Description
So while working on PR #234 to support complex fields @cwsmith and I discussed the fact that the get/set(Scalar,Vector,Matrix) API functions are not type safe in that a Scalar/Vector/Matrix/Packed field can be passed to any of these functions as a Field*, which is then down-cast to the appropriate type. This conversion is well-defined in the case that the passed in Field* actually does point to a field of the appropriate sub-class and thus with the appropriate 'Value' type.
But static_cast doesn't check that the down-cast is appropriate: dynamic_cast does do this check (and would work in this case because all of the Field sub-classes are polymorphic). So that would be the appropriate change to make. Of course that cast operation uses RTTI to ensure the result is actually a pointer to the correct type, but that adds overhead to these functions, which are definitely tight-loop functions, which I assume is why the static_cast is what is currently used (though the internal call to getNodeValue is still polymorphic so these functions can never be inlined/highly optimized, they will always require at least that one dynamic function dispatch.

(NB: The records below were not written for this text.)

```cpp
typedef enum sc_status {
  SC_OK = 0,
  SC_ERR_INVALID = -1,
  SC_ERR_OOM = -2,
  SC_ERR_HIP = -3,
  SC_ERR_NOT_CONVERGED = -4,
  SC_ERR_UNSUPPORTED = -5,
// ... 368 lines not shown
  SC_FRONT_INFO_FREE_FORMS_S = 9,
  SC_FRONT_INFO_CROP_SOURCE = 10,
  SC_FRONT_INFO_CUT_KERNEL = 11,
  SC_FRONT_INFO_WRITTEN = 12,
  SC_FRONT_INFO_LAUNCHES = 13,
  SC_FRONT_INFO_COUNT = 16
};
typedef struct sc_front_out {
  double* a0;
  double* cropval;
  double* cut;
  double* a;
  double* s;
  double* rowmax;
  double* rowsum;
  double* c;
  double* p;
  double* t;
  int32_t info[SC_FRONT_INFO_COUNT];
} sc_front_out;
int sc_stage_front(sc_handle h, int route, const sc_config* cfg, int count, const int32_t* ns,
                   int d, const double* const* xs, const double* affinity,
                   const double* p_values, sc_front_out* outs);
enum { SC_TD_BACKTRANSFORM_GLOBAL = 1 };
int sc_stage_tridiag(sc_handle h, const double* m, int n, const double* c, const double* p,
                     double* d, double* e, double* tau, double* reflectors);
int sc_stage_tridiag_values(sc_handle h, const double* d, const double* e, int n,
                            double* values_desc);
int sc_stage_td_backtransform(sc_handle h, const double* reflectors, const double* tau, int n,
                              double* z, int cols, int flags);
int sc_stage_laplacian(sc_handle h, int laplacian_type, const double* in, int n,
                       double* out);
int sc_stage_sym_eig(sc_handle h, const double* m, int n, int count, int descend,
                     double* values, double* vectors, sc_diag* diag);
int sc_stage_eig(sc_handle h, const double* m, int n, int count, int descend,
                 double* values, double* vectors, sc_diag* diag);
int sc_random_state_doubles(uint32_t seed, int count, double* out);
int sc_uniform_choice(int n, double u);
int sc_host_symmetric_eig(const double* a, int m, double* values, double* vectors);
int sc_host_symmetric_eig_partial(const double* a, int m, int need, double* values,
                                  double* vectors);
int sc_host_tridiag_eigvectors(const double* d, const double* e, int n, const double* lam,
                               int k, double* vectors);
int sc_host_general_eig(const double* a, int m, int nvec, double* values_re, double* values_im,
                        double* vectors_re, double* vectors_im);
int sc_host_general_eig_fast(const double* a, int m, int nvec, double* values_re,
// ... 68 lines not shown
```

### spectralcluster_amd/_lib.py

```python

from __future__ import annotations

import ctypes
import os
import threading
import typing

import numpy as np

SC_MAX_OPS = 16
SC_MAX_BLUR_RADIUS = 32
SC_MAX_EIG = 128
SC_MAX_STAGES = 16

SC_OK = 0
SC_ERR_INVALID = -1
SC_ERR_OOM = -2
SC_ERR_HIP = -3
SC_ERR_NOT_CONVERGED = -4
SC_ERR_UNSUPPORTED = -5
SC_ERR_NON_FINITE = -6

STAGE_NAMES = ("affinity", "refine", "diffuse", "scaling", "eig", "kmeans",
               "total", "blur", "threshold_sym", "matvec", "affinity_gemm",
# ... 186 lines not shown
    "sc_last_error": (ctypes.c_char_p, [_handle_t]),
    "sc_synchronize": (ctypes.c_int, [_handle_t]),
    "sc_set_profiling": (ctypes.c_int, [_handle_t, ctypes.c_int]),
    "sc_set_diffuse_mode": (ctypes.c_int, [_handle_t, ctypes.c_int]),
    "sc_set_free_prune": (ctypes.c_int, [_handle_t, ctypes.c_int]),
    "sc_stage_diffuse_rowstats": (ctypes.c_int, [_handle_t, _c_double_p, ctypes.c_int,
                                                 ctypes.c_int, _c_double_p, _c_double_p,
                                                 ctypes.POINTER(ctypes.c_int32)]),
    "sc_stage_block_operator": (ctypes.c_int, [_handle_t, ctypes.c_int,
                                               ctypes.POINTER(ctypes.c_int32),
                                               ctypes.POINTER(_c_double_p),
                                               ctypes.POINTER(_c_double_p),
                                               ctypes.POINTER(_c_double_p),
                                               ctypes.POINTER(_c_double_p),
                                               ctypes.POINTER(_c_double_p),
                                               ctypes.POINTER(_c_double_p), ctypes.c_int]),
    "sc_stage_krylov_state": (ctypes.c_int, [_handle_t, ctypes.POINTER(ctypes.c_int32),
                                             _c_double_p, _c_double_p, _c_double_p, _c_double_p,
                                             _c_double_p]),
    "sc_stage_front": (ctypes.c_int, [_handle_t, ctypes.c_int, ctypes.POINTER(ScConfig),
                                      ctypes.c_int, ctypes.POINTER(ctypes.c_int32), ctypes.c_int,
                                      ctypes.POINTER(_c_double_p), _c_double_p, _c_double_p,
                                      ctypes.POINTER(ScFrontOut)]),
    "sc_stage_tridiag": (ctypes.c_int, [_handle_t, _c_double_p, ctypes.c_int, _c_double_p,
                                        _c_double_p, _c_double_p, _c_double_p, _c_double_p,
                                        _c_double_p]),
    "sc_stage_tridiag_values": (ctypes.c_int, [_handle_t, _c_double_p, _c_double_p, ctypes.c_int,
                                               _c_double_p]),
    "sc_stage_td_backtransform": (ctypes.c_int, [_handle_t, _c_double_p, _c_double_p,
                                                 ctypes.c_int, _c_double_p, ctypes.c_int,
                                                 ctypes.c_int]),
    "sc_config_default": (ctypes.c_int, [ctypes.POINTER(ScConfig)]),
    "sc_gaussian_weights": (ctypes.c_int, [ctypes.c_double,
                                           ctypes.POINTER(ctypes.c_int32),
                                           _c_double_p]),
    "sc_predict": (ctypes.c_int, [_handle_t, _c_double_p, ctypes.c_int, ctypes.c_int,
                                  ctypes.POINTER(ScConfig), _c_int64_p,
                                  ctypes.POINTER(ScDiag)]),
    "sc_set_embeddings": (ctypes.c_int, [_handle_t, _c_double_p, ctypes.c_int,
                                         ctypes.c_int]),
    "sc_predict_array": (ctypes.c_int, [_handle_t, ctypes.POINTER(ScArray),
                                        ctypes.POINTER(ScConfig), _c_int64_p,
                                        ctypes.POINTER(ScDiag)]),
    "sc_set_embeddings_array": (ctypes.c_int, [_handle_t, ctypes.POINTER(ScArray)]),
    "sc_predict_batch_arrays": (ctypes.c_int, [_handle_t, ctypes.POINTER(ScArray), ctypes.c_int,
                                               ctypes.POINTER(ScConfig),
# ... 496 lines not shown
```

In order to no add any call overhead to these functions I will be adding a PCU_DEBUG_ASSERT against the value of field->getValueType() to make things slighty safer and not add any overhead on optimized runs of any downstream codes, not that we ever expect this to be fast.
Now the real weirdness and the real reason for the issue:
All of these getter/setter functions call FieldOf<T>::get/setNodeValue() which takes a pointer to the 'value' of the field, so for SCALAR and PACKED this is just double but for VECTOR and MATRIX it is Vector3 and Matrix3x3 respectively. Inside this function the T* argument is reinterpret_cast<double*> (or const double* for setting). This means the operation being performed is:
Vector3/Matrix3x3 value; // given as input
double * cmps = reinterpret_cast<double*>(value);
So we're casting a pointer to an object to a pointer to a double. The Vector3 and Matrix3x3 classes are both ultimately inherited from can::Array. In the case of Vector3, it makes some sense that the address of the object is also (apparently in general) the address of the array of double array inside of the object. In the Matrix3x3 case the array contains 3 Vector3 objects, each of which I imagine when layed out in memory also just consist of the length 3 double arrays they contain, so this makes some sense too.

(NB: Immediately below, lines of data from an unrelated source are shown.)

# Gaurav14cs17/Bayer_Low_light_Image_Enhancement

Measured on AMD Instinct MI355X. Metric: megapixels/sec RawFormer-S 512x512 RAW->sRGB, higher is better.
Workload: dtype f32; 1 GPU; RawFormer-S(FLCA) dim=32, batch=8 of packed 4x512x512 synthetic Bayer per GPU; frames_per_gpu=8, variant=flca, weights=synthetic (seeded, random-init scale), parallelism=batch-sharded x1, device=AMD Radeon Graphics

## Files before the change

### bayer_low_light_image_enhancement_amd/build.py

```python
from __future__ import annotations

import os
import shutil
import subprocess
import sys
import tempfile
from concurrent.futures import ThreadPoolExecutor

HERE = os.path.dirname(os.path.abspath(__file__))
CSRC = os.path.join(HERE, "csrc")
LIB = os.path.join(CSRC, "librawformer_hip.so")
DIAG_LIB = os.path.join(CSRC, "librawformer_hip_diag.so")
DIAG_SOURCES = ["rf_block.hip", "rf_model.hip", "rf_gemm1x1.hip", "rf_fused.hip"]
SOURCES = ["rf_api.hip", "rf_model.hip", "rf_pack.hip", "rf_pointwise.hip", "rf_gemm1x1.hip",
           "rf_conv3x3.hip", "rf_attn.hip", "rf_flca.hip", "rf_fused.hip", "rf_block.hip", "rf_harness.hip", "rf_tokattn.hip", "rf_wfb.hip", "rf_upcat.hip", "rf_fft.hip", "rf_ffab.hip", "rf_truecolor.hip", "rf_train.hip", "rf_trainstep.hip"]
HEADERS = [os.path.join(CSRC, "rf_common.h"), os.path.join(CSRC, "rf_handle.h"), os.path.join(HERE, "..", "include", "rawformer_hip.h"),
           os.path.join(HERE, "isa_check.py")]
FLAGS = ["-O3", "-std=c++17", "-fPIC", "--offload-arch=gfx950", "-Wall", "-Wno-unused-function"]


def _hipcc() -> str:
    exe = shutil.which("hipcc") or "/opt/rocm/bin/hipcc"
    if not os.path.exists(exe):
        raise RuntimeError("hipcc not found: the RawFormer HIP library cannot be built here")
    return exe


def _run(cmd, cwd=None) -> str:
    r = subprocess.run(cmd, capture_output=True, text=True, cwd=cwd)
    if r.returncode != 0:
        raise RuntimeError("build step failed:\n" + " ".join(cmd) + "\n" + r.stdout + r.stderr)
    return r.stderr


def compile_source(src: str, obj: str, extra_flags=(), verbose: bool = False) -> int:
    from . import isa_check

    hipcc = _hipcc()
    llvm = isa_check.LLVM_BIN
    flags = [*FLAGS, *extra_flags]
    tmp = tempfile.mkdtemp(prefix="rf_build_")
    try:
        dev_s, dev_o, dev_co, fb = (os.path.join(tmp, n) for n in ("dev.s", "dev.o", "dev.co", "dev.hipfb"))
        warn = _run([hipcc, *flags, "--cuda-device-only", "-S", src, "-o", dev_s])
        text, nfix = isa_check.commute_vulnerable(open(dev_s).read())
        if nfix:
            open(dev_s, "w").write(text)
        _run([os.path.join(llvm, "clang"), "-target", "amdgcn-amd-amdhsa", "-mcpu=gfx950", "-c", dev_s, "-o", dev_o])
        _run([os.path.join(llvm, "lld"), "-flavor", "gnu", "-m", "elf64_amdgpu", "--no-undefined", "-shared", "-o", dev_co, dev_o])
        _run([os.path.join(llvm, "clang-offload-bundler"), "-type=o", "-bundle-align=4096",
              "-targets=host-x86_64-unknown-linux-gnu,hipv4-amdgcn-amd-amdhsa--gfx950", "-input=/dev/null", f"-input={dev_co}", f"-output={fb}"])
        _run([hipcc, *flags, "--cuda-host-only", "-c", src, "-Xclang", "-fcuda-include-gpubinary", "-Xclang", fb, "-o", obj])
    finally:
        shutil.rmtree(tmp, ignore_errors=True)
    if verbose:
        print(f"{os.path.basename(src)}: {nfix} packed-f32 operand-select instruction(s) commuted" + (("\n" + warn) if warn.strip() else ""), flush=True)
    return nfix


def _stale(target: str, deps) -> bool:
    if not os.path.exists(target):
        return True
    t = os.path.getmtime(target)
    return any(os.path.getmtime(d) > t for d in deps)


def build_library(force: bool = False, verbose: bool = False) -> str:
    hipcc = _hipcc()
    headers = HEADERS
    objs, jobs = [], []
    for src in SOURCES:
        s = os.path.join(CSRC, src)
        o = os.path.join(CSRC, src.replace(".hip", ".o"))
        objs.append(o)
        if force or _stale(o, [s] + headers):
            jobs.append((s, o))

    with ThreadPoolExecutor(max_workers=4) as ex:
        list(ex.map(lambda so: compile_source(so[0], so[1], verbose=verbose), jobs))
    if force or jobs or _stale(LIB, objs):
        _run([hipcc, "-shared", "-fPIC", "--offload-arch=gfx950", *objs, "-o", LIB])
    return LIB


def build_diag_library(force: bool = False, verbose: bool = False) -> str:
    build_library(force=force, verbose=verbose)
    hipcc = _hipcc()
    headers = HEADERS
    objs, rebuilt = [], False
    for src in SOURCES:
        s = os.path.join(CSRC, src)
        if src in DIAG_SOURCES:
            o = os.path.join(CSRC, src.replace(".hip", "_diag.o"))
            if force or _stale(o, [s] + headers):
                compile_source(s, o, extra_flags=["-DRF_DIAG"], verbose=verbose)
                rebuilt = True
        else:
            o = os.path.join(CSRC, src.replace(".hip", ".o"))
        objs.append(o)
    if force or rebuilt or _stale(DIAG_LIB, objs):
        r = subprocess.run([hipcc, "-shared", "-fPIC", "--offload-arch=gfx950", *objs, "-o", DIAG_LIB], capture_output=True, text=True)
        if r.returncode != 0:
            raise RuntimeError("hipcc link failed:\n" + r.stdout + r.stderr)
    return DIAG_LIB


if __name__ == "__main__":
    print(build_library(force="--force" in sys.argv, verbose=True))
    if "--diag" in sys.argv:
        print(build_diag_library(verbose=True))
```

### bayer_low_light_image_enhancement_amd/csrc/rf_api.hip

```cpp
#include <cstdarg>
#include <cstdio>
#include <cstring>
#include <map>
#include <string>
#include <vector>
#include "rf_common.h"

namespace rf {
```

However, this casting a pointer to an object to a pointer to the 'first' data member of an object is not covered by the standard and the result in general is undefined behavior. I'm certain the reason we've gotten away with this for so long is that it is the most sensible way for the compiler to put together the actual memory layout of the class, but it isn't defined this way by the standard, so we're making a huge assumption.
While these classes do have an inheritance hierarchy they are not polymorphic, so there is no function lookup table. But when there is a function lookup table, guess were it goes for each object of that class? Right at the start of the object in memory (technically it is implementation-define (like the address of the first data member is also)). So if we were to ever edit the can::Array, mth::Vector, or mth::Matrix classes and introduce a single virtual function (which we never will but nonetheless), this portion of the API instantly breaks.
Further (as noted), this violated encapsulation as we're directly accessing underlying protected data of the class. Granted in this case is is read-only which is slightly more forgivable, but nonetheless is is still an issue.
The only fix I can think of for this issue is to add an explicit cast operator to the Vector class:
explicit operator double*() {return &elems[0]}
this takes care of that issue. The Matrix class is a bigger problem since it is a container of multiple Vectors... I don't really have an elegant solution for this one.